• **Task brief**
Look through the data below for the line with "# ZLkanyo009/Yolo-compression-and-deployment-in-FPGA", and transcribe it exactly together with each line after it up to and including the line with "Metric: images/sec slim_yolo_v2". Give nothing else.

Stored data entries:

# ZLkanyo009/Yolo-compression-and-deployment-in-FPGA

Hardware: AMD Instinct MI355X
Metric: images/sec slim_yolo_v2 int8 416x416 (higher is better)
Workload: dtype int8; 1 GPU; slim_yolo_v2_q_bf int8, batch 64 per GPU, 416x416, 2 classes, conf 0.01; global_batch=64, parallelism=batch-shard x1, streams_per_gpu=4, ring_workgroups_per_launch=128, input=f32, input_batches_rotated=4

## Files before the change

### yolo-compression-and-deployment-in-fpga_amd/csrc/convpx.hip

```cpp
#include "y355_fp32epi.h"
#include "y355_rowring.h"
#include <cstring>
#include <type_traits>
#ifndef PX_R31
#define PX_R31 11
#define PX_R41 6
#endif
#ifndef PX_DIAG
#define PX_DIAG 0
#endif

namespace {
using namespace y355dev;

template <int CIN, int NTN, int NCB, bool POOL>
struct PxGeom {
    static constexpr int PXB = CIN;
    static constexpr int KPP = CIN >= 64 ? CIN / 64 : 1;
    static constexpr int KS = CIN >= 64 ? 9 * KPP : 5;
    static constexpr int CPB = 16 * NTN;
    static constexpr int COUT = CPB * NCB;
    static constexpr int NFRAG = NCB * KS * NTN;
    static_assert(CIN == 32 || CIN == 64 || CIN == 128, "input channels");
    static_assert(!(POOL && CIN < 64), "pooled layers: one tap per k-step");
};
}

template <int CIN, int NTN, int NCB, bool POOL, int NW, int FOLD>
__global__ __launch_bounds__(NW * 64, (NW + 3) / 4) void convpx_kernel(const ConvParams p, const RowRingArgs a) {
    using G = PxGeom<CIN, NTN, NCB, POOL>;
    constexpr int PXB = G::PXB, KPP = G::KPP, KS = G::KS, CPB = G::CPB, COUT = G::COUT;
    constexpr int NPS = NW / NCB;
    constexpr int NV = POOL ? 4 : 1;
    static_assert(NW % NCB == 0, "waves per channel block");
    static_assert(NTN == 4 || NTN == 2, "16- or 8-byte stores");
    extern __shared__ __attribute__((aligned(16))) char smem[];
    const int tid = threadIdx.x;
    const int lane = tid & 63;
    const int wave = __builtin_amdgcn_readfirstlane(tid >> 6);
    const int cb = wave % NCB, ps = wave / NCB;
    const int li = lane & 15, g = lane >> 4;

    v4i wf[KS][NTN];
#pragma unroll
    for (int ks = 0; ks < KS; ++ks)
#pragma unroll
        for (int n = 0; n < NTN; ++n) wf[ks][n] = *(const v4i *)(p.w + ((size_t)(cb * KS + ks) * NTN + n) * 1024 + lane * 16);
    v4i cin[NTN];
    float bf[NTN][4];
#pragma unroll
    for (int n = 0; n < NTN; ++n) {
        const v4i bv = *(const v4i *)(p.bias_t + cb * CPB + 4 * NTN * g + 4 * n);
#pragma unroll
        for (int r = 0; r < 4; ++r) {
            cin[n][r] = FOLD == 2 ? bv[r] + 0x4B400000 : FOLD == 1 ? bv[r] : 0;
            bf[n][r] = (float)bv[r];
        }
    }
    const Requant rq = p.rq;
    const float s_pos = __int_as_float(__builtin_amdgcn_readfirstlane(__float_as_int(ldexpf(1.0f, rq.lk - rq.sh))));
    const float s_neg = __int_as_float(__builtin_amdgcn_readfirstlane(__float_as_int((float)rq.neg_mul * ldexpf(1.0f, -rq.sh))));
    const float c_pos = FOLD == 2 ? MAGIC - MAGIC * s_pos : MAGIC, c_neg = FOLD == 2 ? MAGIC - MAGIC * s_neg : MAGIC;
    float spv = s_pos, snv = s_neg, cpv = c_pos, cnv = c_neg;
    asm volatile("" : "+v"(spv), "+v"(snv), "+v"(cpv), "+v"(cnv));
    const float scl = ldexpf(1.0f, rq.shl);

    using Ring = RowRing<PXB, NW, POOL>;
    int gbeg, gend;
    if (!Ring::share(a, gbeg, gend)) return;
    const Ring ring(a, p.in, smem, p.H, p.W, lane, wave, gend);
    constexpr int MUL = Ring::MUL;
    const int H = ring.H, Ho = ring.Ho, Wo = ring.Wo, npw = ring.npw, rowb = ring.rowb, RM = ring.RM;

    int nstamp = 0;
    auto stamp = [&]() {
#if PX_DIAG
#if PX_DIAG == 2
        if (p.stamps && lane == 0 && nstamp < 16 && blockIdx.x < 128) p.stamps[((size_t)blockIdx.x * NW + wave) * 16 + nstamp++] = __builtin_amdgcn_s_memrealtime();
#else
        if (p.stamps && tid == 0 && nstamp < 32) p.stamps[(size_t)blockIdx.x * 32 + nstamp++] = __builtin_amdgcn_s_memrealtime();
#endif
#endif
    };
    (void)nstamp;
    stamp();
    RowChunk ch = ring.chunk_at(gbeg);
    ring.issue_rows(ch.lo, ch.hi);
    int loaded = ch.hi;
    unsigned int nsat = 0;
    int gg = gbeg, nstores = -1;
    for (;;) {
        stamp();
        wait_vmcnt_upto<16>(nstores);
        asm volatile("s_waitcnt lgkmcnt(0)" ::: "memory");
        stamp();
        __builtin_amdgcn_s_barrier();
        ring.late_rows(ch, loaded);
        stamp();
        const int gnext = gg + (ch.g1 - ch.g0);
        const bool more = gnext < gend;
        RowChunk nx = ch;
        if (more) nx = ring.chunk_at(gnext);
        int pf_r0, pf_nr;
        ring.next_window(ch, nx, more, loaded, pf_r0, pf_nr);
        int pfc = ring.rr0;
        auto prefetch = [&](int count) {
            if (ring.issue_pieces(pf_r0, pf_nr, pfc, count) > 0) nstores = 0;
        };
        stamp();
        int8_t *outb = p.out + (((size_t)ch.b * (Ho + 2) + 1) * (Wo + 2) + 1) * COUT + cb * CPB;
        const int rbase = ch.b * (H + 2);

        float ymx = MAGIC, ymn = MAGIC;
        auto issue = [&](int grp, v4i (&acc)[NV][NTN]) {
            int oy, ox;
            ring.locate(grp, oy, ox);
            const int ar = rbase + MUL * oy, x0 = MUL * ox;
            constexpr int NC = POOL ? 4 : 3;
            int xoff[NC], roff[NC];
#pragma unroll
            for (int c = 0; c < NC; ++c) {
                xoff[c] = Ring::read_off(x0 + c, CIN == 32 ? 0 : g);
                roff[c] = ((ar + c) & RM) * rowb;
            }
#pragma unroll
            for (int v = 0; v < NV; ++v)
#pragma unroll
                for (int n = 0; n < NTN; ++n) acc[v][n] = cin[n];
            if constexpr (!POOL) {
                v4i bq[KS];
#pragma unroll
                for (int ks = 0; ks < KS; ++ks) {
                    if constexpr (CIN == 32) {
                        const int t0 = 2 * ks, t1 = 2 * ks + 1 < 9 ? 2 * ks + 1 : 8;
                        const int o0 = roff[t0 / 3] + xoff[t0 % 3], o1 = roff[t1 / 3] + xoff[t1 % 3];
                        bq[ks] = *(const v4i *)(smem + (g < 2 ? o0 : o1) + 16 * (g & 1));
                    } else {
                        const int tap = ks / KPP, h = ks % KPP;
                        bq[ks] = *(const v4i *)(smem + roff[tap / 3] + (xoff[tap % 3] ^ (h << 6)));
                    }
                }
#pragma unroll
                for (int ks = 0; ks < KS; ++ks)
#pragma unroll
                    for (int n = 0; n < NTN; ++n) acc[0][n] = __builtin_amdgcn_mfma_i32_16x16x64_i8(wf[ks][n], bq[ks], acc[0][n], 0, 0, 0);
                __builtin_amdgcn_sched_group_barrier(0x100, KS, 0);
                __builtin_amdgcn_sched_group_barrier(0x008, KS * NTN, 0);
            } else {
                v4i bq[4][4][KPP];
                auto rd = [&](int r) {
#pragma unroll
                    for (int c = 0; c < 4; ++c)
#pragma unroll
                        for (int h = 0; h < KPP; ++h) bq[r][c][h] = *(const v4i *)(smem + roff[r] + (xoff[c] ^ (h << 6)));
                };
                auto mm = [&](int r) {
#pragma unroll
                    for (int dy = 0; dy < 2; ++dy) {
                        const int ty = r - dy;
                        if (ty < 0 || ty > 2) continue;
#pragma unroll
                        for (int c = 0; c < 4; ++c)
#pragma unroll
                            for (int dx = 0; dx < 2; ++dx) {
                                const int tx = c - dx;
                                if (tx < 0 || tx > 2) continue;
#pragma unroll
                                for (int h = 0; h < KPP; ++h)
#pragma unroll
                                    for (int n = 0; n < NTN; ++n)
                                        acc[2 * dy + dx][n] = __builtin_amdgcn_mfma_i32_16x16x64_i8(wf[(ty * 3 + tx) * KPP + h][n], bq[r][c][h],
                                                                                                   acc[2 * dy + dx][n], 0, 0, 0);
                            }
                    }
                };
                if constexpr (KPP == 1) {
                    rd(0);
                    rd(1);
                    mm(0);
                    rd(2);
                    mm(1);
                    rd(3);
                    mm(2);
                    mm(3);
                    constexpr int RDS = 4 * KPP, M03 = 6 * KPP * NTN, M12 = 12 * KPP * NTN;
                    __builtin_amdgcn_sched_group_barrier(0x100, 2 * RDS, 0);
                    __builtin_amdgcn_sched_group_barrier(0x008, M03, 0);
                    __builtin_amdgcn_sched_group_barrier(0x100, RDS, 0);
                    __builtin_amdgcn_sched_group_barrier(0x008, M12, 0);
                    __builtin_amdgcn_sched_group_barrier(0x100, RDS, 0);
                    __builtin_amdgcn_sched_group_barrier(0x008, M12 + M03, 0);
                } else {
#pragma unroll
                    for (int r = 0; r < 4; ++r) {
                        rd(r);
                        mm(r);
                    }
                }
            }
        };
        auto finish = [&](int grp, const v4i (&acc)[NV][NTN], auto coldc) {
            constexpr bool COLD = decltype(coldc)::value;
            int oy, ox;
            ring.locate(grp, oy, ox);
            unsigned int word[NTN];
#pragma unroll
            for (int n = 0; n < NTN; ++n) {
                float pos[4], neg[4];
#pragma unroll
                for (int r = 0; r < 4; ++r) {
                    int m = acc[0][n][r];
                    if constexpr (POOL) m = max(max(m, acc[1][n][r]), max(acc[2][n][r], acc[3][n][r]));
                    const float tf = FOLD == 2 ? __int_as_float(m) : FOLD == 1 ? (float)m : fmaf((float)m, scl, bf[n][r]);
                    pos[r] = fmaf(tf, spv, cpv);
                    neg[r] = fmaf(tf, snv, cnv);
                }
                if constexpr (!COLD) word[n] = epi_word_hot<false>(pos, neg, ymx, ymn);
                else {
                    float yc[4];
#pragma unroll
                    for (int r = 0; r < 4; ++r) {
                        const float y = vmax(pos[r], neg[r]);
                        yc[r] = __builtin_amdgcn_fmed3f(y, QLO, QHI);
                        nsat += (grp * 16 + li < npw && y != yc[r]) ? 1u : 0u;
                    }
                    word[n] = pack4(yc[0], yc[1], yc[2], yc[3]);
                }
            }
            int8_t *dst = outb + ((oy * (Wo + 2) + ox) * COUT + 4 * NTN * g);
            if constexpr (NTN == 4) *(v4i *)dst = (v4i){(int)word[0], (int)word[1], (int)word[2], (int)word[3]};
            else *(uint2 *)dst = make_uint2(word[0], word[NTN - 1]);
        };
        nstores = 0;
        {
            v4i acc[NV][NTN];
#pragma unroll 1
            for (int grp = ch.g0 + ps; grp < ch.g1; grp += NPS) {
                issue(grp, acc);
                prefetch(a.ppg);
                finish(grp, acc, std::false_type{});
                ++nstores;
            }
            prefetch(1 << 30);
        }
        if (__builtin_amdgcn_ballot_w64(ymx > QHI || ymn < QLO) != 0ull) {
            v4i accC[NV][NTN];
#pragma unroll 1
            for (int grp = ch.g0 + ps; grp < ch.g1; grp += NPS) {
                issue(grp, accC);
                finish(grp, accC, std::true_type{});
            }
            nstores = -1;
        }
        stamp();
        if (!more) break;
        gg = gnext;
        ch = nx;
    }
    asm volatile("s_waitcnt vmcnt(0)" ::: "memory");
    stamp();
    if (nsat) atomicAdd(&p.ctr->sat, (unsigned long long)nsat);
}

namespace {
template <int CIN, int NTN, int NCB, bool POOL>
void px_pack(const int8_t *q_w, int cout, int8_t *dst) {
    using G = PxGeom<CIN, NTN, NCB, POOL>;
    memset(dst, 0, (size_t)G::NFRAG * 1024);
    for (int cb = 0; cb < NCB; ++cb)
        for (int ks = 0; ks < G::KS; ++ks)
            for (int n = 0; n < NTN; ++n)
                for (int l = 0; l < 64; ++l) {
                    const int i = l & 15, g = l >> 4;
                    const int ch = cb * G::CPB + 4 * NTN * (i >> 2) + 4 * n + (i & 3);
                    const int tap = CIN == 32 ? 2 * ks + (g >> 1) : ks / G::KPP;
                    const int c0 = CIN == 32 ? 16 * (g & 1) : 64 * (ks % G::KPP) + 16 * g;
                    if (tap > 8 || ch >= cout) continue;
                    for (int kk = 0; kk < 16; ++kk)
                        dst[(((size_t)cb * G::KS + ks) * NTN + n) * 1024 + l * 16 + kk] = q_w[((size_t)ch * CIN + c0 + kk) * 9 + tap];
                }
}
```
* * *
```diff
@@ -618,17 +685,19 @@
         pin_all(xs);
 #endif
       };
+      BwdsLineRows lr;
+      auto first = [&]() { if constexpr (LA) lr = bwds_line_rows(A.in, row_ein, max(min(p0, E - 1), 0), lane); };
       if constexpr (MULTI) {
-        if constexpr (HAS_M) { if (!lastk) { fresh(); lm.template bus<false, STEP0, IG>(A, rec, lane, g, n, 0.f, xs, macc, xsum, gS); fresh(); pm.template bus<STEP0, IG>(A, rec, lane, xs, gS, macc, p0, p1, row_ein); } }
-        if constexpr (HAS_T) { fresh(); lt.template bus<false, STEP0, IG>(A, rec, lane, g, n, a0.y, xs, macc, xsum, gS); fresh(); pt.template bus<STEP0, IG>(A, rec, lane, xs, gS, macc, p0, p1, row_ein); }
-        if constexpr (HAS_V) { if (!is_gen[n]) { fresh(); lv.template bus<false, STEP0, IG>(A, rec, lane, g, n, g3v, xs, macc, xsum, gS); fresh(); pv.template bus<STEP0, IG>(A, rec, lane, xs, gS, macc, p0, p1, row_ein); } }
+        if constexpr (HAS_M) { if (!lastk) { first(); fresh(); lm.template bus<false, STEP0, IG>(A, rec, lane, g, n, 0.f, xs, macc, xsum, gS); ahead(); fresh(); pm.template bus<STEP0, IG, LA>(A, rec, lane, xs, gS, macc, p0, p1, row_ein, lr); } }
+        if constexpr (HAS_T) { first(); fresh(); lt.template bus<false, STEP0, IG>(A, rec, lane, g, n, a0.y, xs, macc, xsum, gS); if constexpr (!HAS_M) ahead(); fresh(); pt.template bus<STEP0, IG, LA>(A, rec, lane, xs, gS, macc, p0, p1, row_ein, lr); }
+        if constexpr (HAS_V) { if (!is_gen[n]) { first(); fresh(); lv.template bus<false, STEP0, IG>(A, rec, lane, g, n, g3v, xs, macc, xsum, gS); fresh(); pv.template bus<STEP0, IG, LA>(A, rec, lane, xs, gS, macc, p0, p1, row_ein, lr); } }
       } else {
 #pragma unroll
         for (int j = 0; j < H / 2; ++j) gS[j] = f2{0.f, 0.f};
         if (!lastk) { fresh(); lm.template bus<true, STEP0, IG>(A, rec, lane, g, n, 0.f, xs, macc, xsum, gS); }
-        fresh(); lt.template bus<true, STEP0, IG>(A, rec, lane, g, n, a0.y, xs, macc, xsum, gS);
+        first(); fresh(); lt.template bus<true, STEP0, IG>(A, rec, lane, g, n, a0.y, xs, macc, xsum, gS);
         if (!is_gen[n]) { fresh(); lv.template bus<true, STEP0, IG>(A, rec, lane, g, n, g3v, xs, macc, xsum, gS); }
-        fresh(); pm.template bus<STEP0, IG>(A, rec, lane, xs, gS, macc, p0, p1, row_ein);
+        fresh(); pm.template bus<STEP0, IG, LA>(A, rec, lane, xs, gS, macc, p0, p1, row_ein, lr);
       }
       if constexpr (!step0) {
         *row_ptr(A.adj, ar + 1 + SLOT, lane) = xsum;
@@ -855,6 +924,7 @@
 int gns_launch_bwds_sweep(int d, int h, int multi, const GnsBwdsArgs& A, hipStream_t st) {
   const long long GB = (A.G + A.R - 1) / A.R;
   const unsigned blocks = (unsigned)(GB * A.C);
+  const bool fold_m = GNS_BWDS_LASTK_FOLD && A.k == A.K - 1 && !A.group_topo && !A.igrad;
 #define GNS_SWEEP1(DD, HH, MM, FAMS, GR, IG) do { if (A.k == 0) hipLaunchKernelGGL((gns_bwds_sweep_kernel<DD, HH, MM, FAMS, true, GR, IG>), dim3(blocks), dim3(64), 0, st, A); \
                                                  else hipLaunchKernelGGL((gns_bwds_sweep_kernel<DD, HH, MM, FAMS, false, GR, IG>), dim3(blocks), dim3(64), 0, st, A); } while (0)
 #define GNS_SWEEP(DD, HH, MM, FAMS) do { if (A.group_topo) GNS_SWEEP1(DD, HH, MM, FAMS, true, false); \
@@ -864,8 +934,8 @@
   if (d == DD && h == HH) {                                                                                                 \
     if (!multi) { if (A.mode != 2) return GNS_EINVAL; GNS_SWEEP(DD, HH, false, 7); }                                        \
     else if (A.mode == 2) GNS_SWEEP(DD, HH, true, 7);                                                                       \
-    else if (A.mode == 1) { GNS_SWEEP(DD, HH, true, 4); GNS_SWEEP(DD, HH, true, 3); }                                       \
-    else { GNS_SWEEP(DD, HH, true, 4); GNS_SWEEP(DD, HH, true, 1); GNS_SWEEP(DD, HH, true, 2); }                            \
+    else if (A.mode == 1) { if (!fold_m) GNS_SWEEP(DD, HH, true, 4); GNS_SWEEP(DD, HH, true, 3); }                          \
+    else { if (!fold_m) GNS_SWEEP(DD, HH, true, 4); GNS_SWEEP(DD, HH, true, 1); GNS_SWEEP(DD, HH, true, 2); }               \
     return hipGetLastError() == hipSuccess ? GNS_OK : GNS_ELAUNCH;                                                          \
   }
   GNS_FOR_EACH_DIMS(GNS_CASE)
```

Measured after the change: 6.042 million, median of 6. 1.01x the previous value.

• **Exercise solution**
# ZLkanyo009/Yolo-compression-and-deployment-in-FPGA

Hardware: AMD Instinct MI355X
Metric: images/sec slim_yolo_v2 int8 416x416 (higher is better)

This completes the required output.